Constant-space-overhead fault-tolerant quantum input/output and communication

Fault-tolerant capacities quantify the ability of a quantum channel to reliably transmit information when every component of the encoding and decoding procedure is noisy. Earlier work analyzed achievable communication rates under such noise using fault-tolerant implementations based on concatenated codes with a single logical qubit. In this work, we develop an alternative approach using concatenations of quantum Hamming codes, which offer constant space overhead by encoding many logical qubits simultaneously. We introduce modular techniques for implementing fault-tolerant circuits with quantum input/output interfaces using the concatenated quantum Hamming code. These tools enable an analysis of fault-tolerant entanglement-assisted communication that is not only simpler, but also yields substantially higher achievable communication rates than previous methods, owing to the limited noise correlations in syndrome qubits of high-rate quantum Hamming codes.

💡 Research Summary

The paper addresses a fundamental obstacle in fault‑tolerant quantum communication: the assumption that encoding and decoding circuits are noiseless is unrealistic for near‑term quantum devices. Earlier works achieved non‑zero fault‑tolerant capacities by using concatenated 7‑qubit Steane codes, but these constructions suffer from a polylogarithmic space overhead because each logical qubit is protected individually.

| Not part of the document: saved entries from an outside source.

# ioloizou/g1_locomotion

Hardware: AMD Instinct MI355X
Metric: QP solves/sec, SRBD N=10 12-state/12-input (higher is better)
Workload: dtype f64; 1 GPU; configs[1]: batch=4096/GPU random SRBD states, N=10, 2-contact alternating single support friction cone, fp64; tails deferred (SRBDQP_FLAG_DEFER_TAIL: the ~4 % of a batch that reach a rho-restart mark finish in the next launch on their stream; srbdqp_flush inside the timed region, every batch complete when the clock stops); steps rotate over 4 distinct device batches; horizon=10, batch_per_gpu=4096, kernel=wave_defer_f64_n10_s2, streams=2, longest_first_hint=False, deferred_tails=True, world_size=1, distinct_batches=4, max_iter=250, rho_restart_iter=0, rho_restart_count=0, set_up_dtype=f64

## Files before the change

### g1_locomotion_amd/csrc/srbdqp_admm.hpp

```cpp
#pragma once
#include "srbdqp_common.hpp"

namespace srbdqp {

#ifdef SRBDQP_PROFILE_ADMM
#define ADMM_T(var) do { unsigned long long t_; asm volatile("s_memtime %0\n\ts_waitcnt lgkmcnt(0)" : "=s"(t_) :: "memory"); var = (long long)t_; } while (0)
#else
#define ADMM_T(var) do { } while (0)
#endif

__device__ __forceinline__ double dpp_swap1(double v) {
    int lo = __double2loint(v), hi = __double2hiint(v);
    lo = __builtin_amdgcn_update_dpp(lo, lo, 0xB1, 0xF, 0xF, false);
    hi = __builtin_amdgcn_update_dpp(hi, hi, 0xB1, 0xF, 0xF, false);
    return __hiloint2double(hi, lo);
}

__device__ __forceinline__ double dpp_swap2(double v) {
    int lo = __double2loint(v), hi = __double2hiint(v);
    lo = __builtin_amdgcn_update_dpp(lo, lo, 0x4E, 0xF, 0xF, false);
    hi = __builtin_amdgcn_update_dpp(hi, hi, 0x4E, 0xF, 0xF, false);
    return __hiloint2double(hi, lo);
}

__device__ __forceinline__ int wave_next(int v) { return __builtin_amdgcn_update_dpp(0, v, 0x130, 0xF, 0xF, true); }
__device__ __forceinline__ int wave_prev(int v) { return __builtin_amdgcn_update_dpp(0, v, 0x138, 0xF, 0xF, true); }
__device__ __forceinline__ float wave_next(float v) { return __int_as_float(wave_next(__float_as_int(v))); }
__device__ __forceinline__ float wave_prev(float v) { return __int_as_float(wave_prev(__float_as_int(v))); }
__device__ __forceinline__ double wave_next(double v) { return __hiloint2double(wave_next(__double2hiint(v)), wave_next(__double2loint(v))); }
__device__ __forceinline__ double wave_prev(double v) { return __hiloint2double(wave_prev(__double2hiint(v)), wave_prev(__double2loint(v))); }
template <typename T> __device__ __forceinline__ T contact_fz(T v, int ax) { const T n1 = wave_next(v), n2 = wave_next(n1); return (ax == 0) ? n2 : ((ax == 1) ? n1 : v); }
template <typename T> __device__ __forceinline__ T contact_sum_xy(T v) { const T p1 = wave_prev(v), p2 = wave_prev(p1); return p2 + p1; }

typedef unsigned v2u_t __attribute__((ext_vector_type(2)));
__device__ __forceinline__ void row_chunks(int v, int (&ch)[4]) {
    const v2u_t ab = __builtin_amdgcn_permlane32_swap((unsigned)v, (unsigned)v, false, false);
    const v2u_t p = __builtin_amdgcn_permlane16_swap(ab[0], ab[0], false, false);
    const v2u_t q = __builtin_amdgcn_permlane16_swap(ab[1], ab[1], false, false);
    ch[0] = (int)p[0]; ch[1] = (int)p[1]; ch[2] = (int)q[0]; ch[3] = (int)q[1];
}
__device__ __forceinline__ void row_chunks(double v, double (&ch)[4]) {
    int lo[4], hi[4];
    row_chunks(__double2loint(v), lo);
    row_chunks(__double2hiint(v), hi);
#pragma unroll
    for (int c = 0; c < 4; ++c) ch[c] = __hiloint2double(hi[c], lo[c]);
}

__device__ __forceinline__ double bperm_f64(double v, int src_lane) {
    const int lo = __builtin_amdgcn_ds_bpermute(src_lane << 2, __double2loint(v));
    const int hi = __builtin_amdgcn_ds_bpermute(src_lane << 2, __double2hiint(v));
    return __hiloint2double(hi, lo);
}
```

To overcome this limitation, the authors propose a new framework based on concatenated quantum Hamming codes. Quantum Hamming codes have a high rate (k/n ≈ 1 − O(1/n)) and can encode many logical qubits simultaneously, leading to a constant space overhead independent of the total number of logical qubits. The central technical contribution is the notion of “interfaced circuits.” An interfaced circuit augments a logical circuit with explicit quantum input and output ports that map physical qubits directly onto the code’s physical registers and back. This allows the encoding and decoding procedures themselves to be treated as fault‑tolerant operations while still handling quantum states as inputs and outputs—exactly the situation required for quantum communication and distributed computing.

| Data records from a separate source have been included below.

template <int FIX, int NJ, int ACT>
__global__ __launch_bounds__(768) void k_gemv_q4g_slim(const uint4* __restrict__ W, const __half* __restrict__ S, const unsigned char* __restrict__ Z,
                                                      const float* __restrict__ bias, int N, int H, Pro pro, long long* acc, long long* zero_buf, int zero_n) {
  __shared__ uint4 xpl[8 * XQ_NP];
  __shared__ int4 gpar[4];
  __shared__ double red[4];
  __shared__ unsigned cntv[2];
  volatile unsigned* cnt = cntv;
  const int tid = threadIdx.x, wave = __builtin_amdgcn_readfirstlane(tid >> 6), lane = tid & 63;
  const bool prolog = wave < 4;
  const int NKS = H >> 8, G = H >> 7;
  const int ksl = blockIdx.x % NKS, tg = blockIdx.x / NKS;
  asm volatile("" :: "s"(zero_buf), "s"(zero_n), "s"(acc), "s"(pro.h_in), "s"(pro.src.p), "s"(pro.norm_w), "s"(pro.h_out), "s"(pro.H),
               "s"(H), "s"(N), "s"(W), "s"(S), "s"(Z), "s"(bias));
  if (tid == 0) { cnt[0] = 0; cnt[1] = 0; }
  if (prolog) {
    const int pt = tid;
    const bool hasprev = pro.src.p != nullptr;
    const void* prevp = hasprev ? pro.src.p : (const void*)pro.h_in;
    float4 ha[NJ], hb[NJ];
    typename RawT<FIX>::T pv[NJ][8];
#pragma unroll
    for (int j = 0; j < NJ; j++) {
      const int i0 = (j * 256 + pt) * 8;
      ha[j] = *(const float4*)(pro.h_in + i0); hb[j] = *(const float4*)(pro.h_in + i0 + 4);
#pragma unroll
      for (int e = 0; e < 8; e++) pv[j][e] = vraw<FIX>(prevp, (FIX || hasprev) ? i0 + e : 0);
    }
    const int osl = 32 * ksl, jsel = osl >> 8, p0 = osl & 255;
    const bool mine = pt >= p0 && pt < p0 + 32;
    const int so = min(max(pt - p0, 0), 31);
    const float4 na = *(const float4*)(pro.norm_w + (osl + so) * 8), nb = *(const float4*)(pro.norm_w + (osl + so) * 8 + 4);
    __builtin_amdgcn_sched_barrier(0);
    __syncthreads();
    __builtin_amdgcn_sched_barrier(0);
    float v[NJ][8];
    double ssd = 0.0;
#pragma unroll
    for (int j = 0; j < NJ; j++) {
      const float t[8] = {ha[j].x, ha[j].y, ha[j].z, ha[j].w, hb[j].x, hb[j].y, hb[j].z, hb[j].w};
#pragma unroll
      for (int e = 0; e < 8; e++) v[j][e] = hasprev ? round_t<ACT>(t[e] + round_t<ACT>(FIX ? fix2f((long long)pv[j][e], ACT) : (float)pv[j][e])) : t[e];
#pragma unroll
      for (int e = 0; e < 8; e += 2) ssd += (double)(v[j][e] * v[j][e]) + (double)(v[j][e + 1] * v[j][e + 1]);
      if (blockIdx.x == 0 && pro.h_out) {
        const int i0 = (j * 256 + pt) * 8;
        *(float4*)(pro.h_out + i0) = make_float4(v[j][0], v[j][1], v[j][2], v[j][3]); *(float4*)(pro.h_out + i0 + 4) = make_float4(v[j][4], v[j][5], v[j][6], v[j][7]);
      }
    }
    ssd = wave_sum_d(ssd);
    if (lane == 0) { red[wave] = ssd; __builtin_amdgcn_s_waitcnt(0xc07f); atomicAdd((unsigned*)&cnt[0], 1u); }
    if (p0 / 64 == wave) {
      lds_wait_count(&cnt[0], 4);
      const float ss = (float)((red[0] + red[1]) + (red[2] + red[3]));
      const float rs = rms_scale(ss, (float)H, pro.eps);
      float sv[8];
#pragma unroll
      for (int e = 0; e < 8; e++) {
        sv[e] = v[0][e];
#pragma unroll
        for (int j = 1; j < NJ; j++) sv[e] = (j == jsel) ? v[j][e] : sv[e];
      }
      const float nwv[8] = {na.x, na.y, na.z, na.w, nb.x, nb.y, nb.z, nb.w};
      float x[8];
      float am = 0.f;
#pragma unroll
      for (int e = 0; e < 8; e++) { x[e] = mine ? round_t<ACT>(nwv[e] * round_t<ACT>(sv[e] * rs)) : 0.f; am = fmaxf(am, fabsf(x[e])); }
      am = grp_reduce<16, OpMax>(am);
      unsigned w[XQ_NP]; int sp[XQ_NP]; float cs;
      xq_split8(x, am, w, sp, cs);
#pragma unroll
      for (int p = 0; p < XQ_NP; p++) sp[p] = grp_reduce<16, OpAdd>(sp[p]);
      const int4 g2w = xq_gpar_hi<16>(w, sp);
      if (mine) {
        unsigned* plw = (unsigned*)xpl + ((so >> 2) * XQ_NP) * 4 + (so & 3);
#pragma unroll
        for (int p = 0; p < XQ_NP; p++) plw[p * 4] = w[p];
        if ((so & 15) == 0) {
          gpar[2 * (so >> 4)] = make_int4(__float_as_int(cs), sp[0], sp[1], sp[2]);
          gpar[2 * (so >> 4) + 1] = g2w;
        }
      }
      __builtin_amdgcn_s_waitcnt(0xc07f);
      if (lane == 0) atomicAdd((unsigned*)&cnt[1], 1u);
    }
    return;
  }
  const int tq = tg * 8 + (wave - 4);
  const bool q_on = tq * 64 < N;
  const int tqc = q_on ? tq : 0;
  const uint4* wq = W + ((size_t)tqc * (H >> 5) + ksl * 8) * 64 + lane;
  uint4 Q[8]; float sq[2]; int zq[2];
  __syncthreads();
  __builtin_amdgcn_sched_barrier(0);
#pragma unroll
  for (int c = 0; c < 8; c++) Q[c] = ldnt(wq + c * 64);
#pragma unroll
  for (int b = 0; b < 2; b++) { const size_t ix = ((size_t)tqc * G + ksl * 2 + b) * 64 + lane; sq[b] = __half2float(S[ix]); zq[b] = Z[ix]; }
  if (zero_buf)
    for (int i = blockIdx.x * 512 + (tid - 256); i < zero_n; i += gridDim.x * 512) zero_buf[i] = 0;
  lds_wait_count(&cnt[1], 1);
  if (q_on) {
    double y = 0.0;
#pragma unroll
    for (int b = 0; b < 2; b++) {
      if (b == 0) q4g_consume_at<0, 4>(Q, 0, 0, xpl, gpar, sq[0], zq[0], y);
      else q4g_consume_at<4, 4>(Q, 4, 2, xpl, gpar, sq[1], zq[1], y);
    }
    const int n = tq * 64 + lane;
    if (bias != nullptr && ksl == 0) y += (double)bias[n];
    atomicAdd((unsigned long long*)(acc + n), (unsigned long long)d2fix(y, ACT));
  }
}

The authors prove two foundational theorems for interfaced circuits built on concatenated Hamming codes. The Level‑Conversion Theorem shows that a circuit at level L can be simulated at level L + 1 with the logical error probability reduced roughly quadratically (ε → c ε²), where the constant c is small because syndrome qubits in Hamming codes exhibit limited correlations. The Threshold Theorem establishes that, for a physical Pauli error rate p₀ below a certain threshold p_th (significantly higher than that of the Steane code), arbitrarily many concatenation levels drive the logical error rate to any desired δ. Consequently, the overall space overhead remains constant while the time overhead grows only polylogarithmically with the size of the computation.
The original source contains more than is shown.